A feature selection2 process can be used to remove terms in the training documents that are statistically uncorrelated with the class labels. This will reduce the set of terms to be used in classification, thus improving both efficiency and accuracy.

After feature selection, which removes non feature terms, the resulting “cleansed” training documents can be used for effective classification. Bayesian classification is one of several popular techniques that can be used for effective document classification. Since document classification can be viewed as the calculation of the statistical distribution of documents in specific classes, a Bayesian classifier first trains the model by calculating a generative document distribution P(djc) to each class c of document d and then tests which class is most likely to generate the test document. Since both methods handle high-dimensional data sets, they can be used for effective document classification. Other classification methods have also been used in documentation classification. For example, if we represent classes by numbers and construct a direct mapping function from term space to the class variable, support vector machines can be used to perform effective classification since they work well in high-dimensional space. The least-square linear regression method is also used as a method for discriminative classification.

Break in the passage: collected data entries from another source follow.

# wubinzzu/NeuRec

Hardware: AMD Instinct MI355X
Metric: BPR triplets/sec (LightGCN-gowalla) (higher is better)
Workload: dtype f32; 1 GPU; LightGCN on synthetic gowalla-shaped interactions (U=29858, I=40981, E=813886), 3 layers, dim 64, B=1024 per GPU, adj=pre, Adam lr=0.01 reg=1e-3; global_batch=1024, parallelism=single GPU

## Files before the change

include/neurec_hip.h:

```cpp
#ifndef NEUREC_HIP_H
#define NEUREC_HIP_H

#include <stddef.h>
#include <stdint.h>

#ifdef __cplusplus
extern "C" {
#endif

#define NRHIP_OK 0
#define NRHIP_ERR_ARG 1
#define NRHIP_ERR_UNSUPPORTED 2
#define NRHIP_ERR_HIP 3
#define NRHIP_ERR_WORKSPACE 4

#define NRHIP_ABI_VERSION 4
#define NRHIP_MAX_TOPK 128

int nrhip_abi_version(void);
const char* nrhip_last_error(void);
int nrhip_device_info(int* cu_count, int* clock_khz, size_t* hbm_bytes, char* name, int name_len);


int nrhip_eval_workspace_bytes(int rows, int top_k, size_t* bytes);
// ... 143 lines not shown
                           const int32_t* d_users, const int32_t* d_pos, const int32_t* d_neg, int batch,
                           float reg, float* d_G, float* d_work, float* d_loss2, const uint64_t* d_plan,
                           void* stream);
int nrhip_adam_dense_tf(float* d_var, float* d_m, float* d_v, float* d_grad, int64_t n,
                        float alpha, float beta1, float beta2, float eps, int clear_grad,
                        void* stream);

int nrhip_adam_dense_tf2(float* d_var, float* d_m, float* d_v, const float* d_grad_a,
                         const float* d_grad_b, int64_t n, float alpha, float beta1, float beta2,
                         float eps, void* stream);
int nrhip_adam_dense_tf_multi(int n_tensors, float* const* d_vars_host, float* const* d_ms_host,
                              float* const* d_vs_host, float* const* d_grads_host,
                              const int64_t* sizes_host, const int32_t* clear_grad_host, float alpha,
                              float beta1, float beta2, float eps, void* stream);
int nrhip_rows_div(const int32_t* d_rows, int n_listed, int d, const float* d_src, float denom,
                   float* d_dst, void* stream);
int nrhip_rows_clear(const int32_t* d_rows, int n_listed, int d, float* d_b0, float* d_b1,
                     float* d_b2, float* d_b3, uint8_t* d_flag, void* stream);

int nrhip_spmm_plan_bytes(int64_t n_rows, int64_t nnz, size_t* bytes);
int nrhip_spmm_plan_create(const int64_t* h_indptr, int64_t n_rows, int item_rows, int item_nnz,
                           int64_t split_row, void* d_plan_buf, size_t plan_bytes, void* stream,
                           void** plan_out);
int nrhip_spmm_plan_destroy(void* plan);
int nrhip_spmm_plan_info(const void* plan, int64_t* n_work_items, int64_t* n_split_rows);
int nrhip_spmm_workspace_bytes(const void* plan, int d, size_t* bytes);
int nrhip_spmm_csr(const void* plan, const int64_t* d_indptr, const int32_t* d_indices,
                   const float* d_vals, const float* d_X, int d, float* d_Y,
                   const float* d_addend, const float* d_sum_in, float* d_sum_out, void* d_ws,
                   size_t ws_bytes, void* stream);

int nrhip_spmm_csr_masked(const void* plan, const int64_t* d_indptr, const int32_t* d_indices,
                          const float* d_vals, const float* d_X, const uint8_t* d_x_row_nonzero,
                          const uint8_t* d_y_row_wanted, int d, float* d_Y, const float* d_addend,
                          const float* d_sum_in, float* d_sum_out, void* d_ws, size_t ws_bytes,
                          void* stream);
int nrhip_spmm_blocked_plan_bytes(int64_t n_rows, int64_t nnz, int d, size_t* bytes);
int nrhip_spmm_blocked_plan_create(const int64_t* h_indptr, const int32_t* h_indices,
                                   int64_t n_rows, int64_t split_row, int d, int64_t block_bytes,
                                   int n_workgroups, int waves_per_wg, int seg_len, int r_max,
                                   int p_max, void* d_plan_buf, size_t plan_bytes, void* stream,
                                   void** plan_out);
int nrhip_spmm_blocked_plan_destroy(void* plan);
int nrhip_spmm_blocked_plan_info(const void* plan, int* n_workgroups, int* n_phases,
                                 int64_t* n_entries, int64_t* n_split);
int nrhip_spmm_blocked_tune(int gathers_in_flight);
int nrhip_spmm_blocked_pack(void* plan, const int32_t* d_indices, const float* d_vals, void* stream);
int nrhip_spmm_blocked(const void* plan, const int32_t* d_indices, const float* d_vals,
                       const float* d_X, float* d_Y, const float* d_addend, const float* d_sum_in,
                       float* d_sum_out, const uint8_t* d_x_row_nonzero,
                       const uint8_t* d_y_row_wanted, void* stream);
int nrhip_spmm_plan_attach_blocked(void* plan, const void* blocked_plan, int d);

int nrhip_spmm_csr_adam(const void* plan, const int32_t* d_indices, const float* d_vals,
                        const float* d_X, int d, float* d_addend, float* d_grad_b, float* d_var,
                        float* d_m, float* d_v, float alpha, float beta1, float beta2, float eps,
                        int clear_consumed, uint8_t* d_row_flag, void* stream);
int nrhip_spmm_blocked_adam(const void* plan, const int32_t* d_indices, const float* d_vals,
                            const float* d_X, float* d_addend, float* d_grad_b, float* d_var,
                            float* d_m, float* d_v, float alpha, float beta1, float beta2,
                            float eps, int clear_consumed, uint8_t* d_row_flag, void* stream);
int nrhip_spmm_plan_has_blocked(const void* plan, int d);

int nrhip_spmm_csr_wanted_layers(const void* plan, const int32_t* d_indices, const float* d_vals,
                                 const float* d_X, int d, const float* d_sum_in,
                                 const float* d_layer_a, const float* d_layer_b, float* d_sum_out,
                                 const uint8_t* d_y_row_wanted, void* stream);
int nrhip_spmm_blocked_wanted_layers(const void* plan, const int32_t* d_indices, const float* d_vals,
                                     const float* d_X, const float* d_sum_in, const float* d_layer_a,
                                     const float* d_layer_b, float* d_sum_out,
                                     const uint8_t* d_y_row_wanted, void* stream);
int nrhip_spmm_csr_wanted_batch(const void* plan, const int32_t* d_indices, const float* d_vals,
                                const float* d_X, int d, const float* d_sum_in, const float* d_layer_a,
                                const float* d_layer_b, float* d_sum_out, const int32_t* d_users,
                                const int32_t* d_pos, const int32_t* d_neg, int batch, int n_users,
                                uint8_t* d_row_flag, int32_t* d_rows_out, void* stream);
int nrhip_spmm_blocked_wanted_batch(const void* plan, const int32_t* d_indices, const float* d_vals,
                                    const float* d_X, const float* d_sum_in, const float* d_layer_a,
                                    const float* d_layer_b, float* d_sum_out, const int32_t* d_users,
                                    const int32_t* d_pos, const int32_t* d_neg, int batch, int n_users,
                                    uint8_t* d_row_flag, int32_t* d_rows_out, void* stream);
int nrhip_spmm_plan_has_wanted(const void* plan, int d);
int nrhip_spmm_blocked_has_wanted(const void* blocked_plan);

int nrhip_spmm_csr_carry(const void* plan, const int64_t* d_indptr, const int32_t* d_indices, const float* d_vals,
                         const float* d_X, const float* d_X2, int x_split, int d, float* d_Yv, int has_carry,
                         const uint8_t* d_row_mask, void* stream);
int nrhip_spmm_chunks_finish(const int32_t* d_first_vrow, int64_t n_rows, const float* d_Yv, int d, float* d_Y,
                             const float* d_addend, const float* d_sum_in, float* d_sum_out,
                             const uint8_t* d_row_mask, void* stream);

int nrhip_partials_sum_rows(const float* d_parts, int world, int64_t n_rows, int d, float* d_Y, const float* d_addend,
                            const float* d_sum_in, float* d_sum_out, const uint8_t* d_row_mask, void* stream);

int nrhip_spmm_csr_rows(const int64_t* d_indptr, const int32_t* d_indices, const float* d_vals,
                        const float* d_X, int d, const int32_t* d_rows, int n_listed, float* d_Y,
                        const float* d_addend, const float* d_sum_in, float* d_sum_out,
                        void* stream);

int nrhip_lightgcn_bpr_grad(const float* d_Esum, const float* d_E0, int n_users, int d,
                            int n_layers, const int32_t* d_users, const int32_t* d_pos,
                            const int32_t* d_neg, int batch, float reg, float* d_Gstar,
                            float* d_Greg, float* d_work, float* d_loss2, const uint64_t* d_plan,
                            void* stream);

int nrhip_lightgcn_bpr_grad_h(const float* d_Esum, const float* d_E0, int n_users, int d,
                              int n_layers, const int32_t* d_users, const int32_t* d_pos,
                              const int32_t* d_neg, int batch, float reg, float* d_H,
                              float* d_Greg, float* d_work, float* d_loss2, const uint64_t* d_plan,
                              void* stream);

int nrhip_lightgcn_mark_batch(const int32_t* d_users, const int32_t* d_pos, const int32_t* d_neg,
                              int batch, int n_users, int32_t* d_rows_out, uint8_t* d_row_flag,
                              void* stream);

typedef struct nrhip_lightgcn_buffers {
  const void* plan;
  const void* plan_t;
  const int64_t* indptr;  const int32_t* indices;  const float* vals;
  const int64_t* indptr_t; const int32_t* indices_t; const float* vals_t;
  float* E0; float* m; float* v;
  float* Ea; float* Eb; float* Esum; float* Esum_rows;
  float* Gstar; float* Greg; float* H; float* Ga; float* Gb;
  int32_t* batch_rows;
  uint8_t* row_flag;
  float* terms;
  void* spmm_ws; size_t spmm_ws_bytes;
  int n_users; int n_nodes; int d; int n_layers; int max_batch;
  float reg;
} nrhip_lightgcn_buffers;
int nrhip_lightgcn_ctx_create(const nrhip_lightgcn_buffers* bufs, void** ctx_out);
int nrhip_lightgcn_ctx_destroy(void* ctx);
int nrhip_lightgcn_step(void* ctx, const int32_t* d_users, const int32_t* d_pos,
                        const int32_t* d_neg, int batch, const uint64_t* d_plan, float alpha,
                        float beta1, float beta2, float eps, float* d_loss2, void* stream);

int nrhip_lightgcn_step_colshard_fwd(void* ctx, const int32_t* d_users, const int32_t* d_pos, const int32_t* d_neg,
                                     int batch, float* d_partials, void* stream);
int nrhip_lightgcn_step_colshard_bwd(void* ctx, const int32_t* d_users, const int32_t* d_pos, const int32_t* d_neg,
                                     int batch, const uint64_t* d_plan, const float* d_given, float alpha,
                                     float beta1, float beta2, float eps, float* d_loss2, void* stream);
int nrhip_lightgcn_partial_dots(const float* d_Esum, const float* d_E0, int n_users, int d, int n_layers,
                                const int32_t* d_users, const int32_t* d_pos, const int32_t* d_neg, int batch,
                                float* d_out, void* stream);
int nrhip_partials_sum(const float* d_parts, int world, int n, float* d_given, void* stream);
int nrhip_lightgcn_bpr_grad_given(const float* d_Esum, const float* d_E0, int n_users, int d, int n_layers,
                                  const int32_t* d_users, const int32_t* d_pos, const int32_t* d_neg, int batch,
                                  float reg, float* d_Gstar, float* d_Greg, float* d_work, float* d_loss2,
                                  const uint64_t* d_plan, const float* d_given, int divided, void* stream);
int nrhip_lightgcn_step_grad(void* ctx, const int32_t* d_users, const int32_t* d_pos,
                             const int32_t* d_neg, int batch, const uint64_t* d_plan,
                             float* d_loss2, float* d_grad_out, void* stream);
int nrhip_lightgcn_step_apply(void* ctx, float* d_grad, float alpha, float beta1, float beta2,
                              float eps, void* stream);

typedef struct nrhip_mf_buffers {
  float* P; float* Q; float* mP; float* vP; float* mQ; float* vQ; float* GP; float* GQ;
  float* terms;
  int n_users; int n_items; int d; int max_batch;
  float reg;
  int32_t* last; int32_t* stamp; const float* alpha_tab; int alpha_len; int lazy_period;
  int32_t* tw; int32_t* inb;
} nrhip_mf_buffers;
int nrhip_mf_ctx_create(const nrhip_mf_buffers* bufs, void** ctx_out);
int nrhip_mf_ctx_destroy(void* ctx);
int nrhip_mf_step(void* ctx, const int32_t* d_users, const int32_t* d_pos, const int32_t* d_neg,
                  int batch, const uint64_t* d_plan, const uint64_t* d_next_plan, int next_batch,
                  int step_index, float alpha, float beta1, float beta2, float eps, float* d_loss2,
                  void* stream);
int nrhip_mf_steps(void* ctx, const int32_t* d_users, const int32_t* d_pos, const int32_t* d_neg,
                   int64_t n_total, int batch, const uint64_t* d_plans, int first_step_index,
                   const float* h_alpha, float beta1, float beta2, float eps, float* d_loss2,
                   float* d_terms_steps, void* stream);
int nrhip_loss_reduce_steps(const float* d_terms, int n_steps, int batch, int n_last, float reg, float* d_loss2,
                            void* stream);
int nrhip_mf_flush(void* ctx, int steps_done, float beta1, float beta2, float eps, void* stream);

int nrhip_ngcf_workspace_bytes(int64_t n_rows, size_t* bytes);
int nrhip_ngcf_layer_fwd(const float* d_ego, const float* d_S, const float* d_Wg,
                         const float* d_bg, const float* d_Wb, const float* d_bb, int64_t n_rows,
                         int d, float keep, uint8_t* d_mask, int mask_given, uint64_t seed,
                         uint64_t step, int layer, float* d_ego_out, float* d_out, int64_t ldo,
                         void* stream);
int nrhip_ngcf_layer_bwd(const float* d_ego, const float* d_S, const float* d_Wg,
                         const float* d_bg, const float* d_Wb, const float* d_bb, int64_t n_rows,
                         int d, float keep, const uint8_t* d_mask, const float* d_dout, int64_t ldo,
                         const float* d_dego_next, float* d_dS, float* d_dego_direct, float* d_dT1,
                         float* d_dT2, float* d_dWg, float* d_dbg, float* d_dWb, float* d_dbb,
                         void* d_ws, size_t ws_bytes, void* stream);
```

Finally, we introduce association-based classification, which classifies documents based on a set of associated, frequently occurring text patterns. Notice that very frequent terms are likely poor discriminators. Thus only those terms that are not very frequent and that have good discriminative power will be used in document classification. Such an association-based classification method proceeds as follows: First, keywords and terms can be extracted by information retrieval and simple association analysis techniques. Second, concept hierarchies of keywords and terms can be obtained using available term classes, such as Word Net, or relying on expert knowledge, or some keyword classification systems. Documents in the training set can also be classified into class hierarchies. A term association mining method can then be applied to discover sets of associated terms that can be used to maximally distinguish one class of documents from others. This derives a set of association rules associated with each document class. Such classification rules can be ordered based on their discriminative power and occurrence frequency, and used to classify new documents. Such kind of association-based document classifier has been proven effective.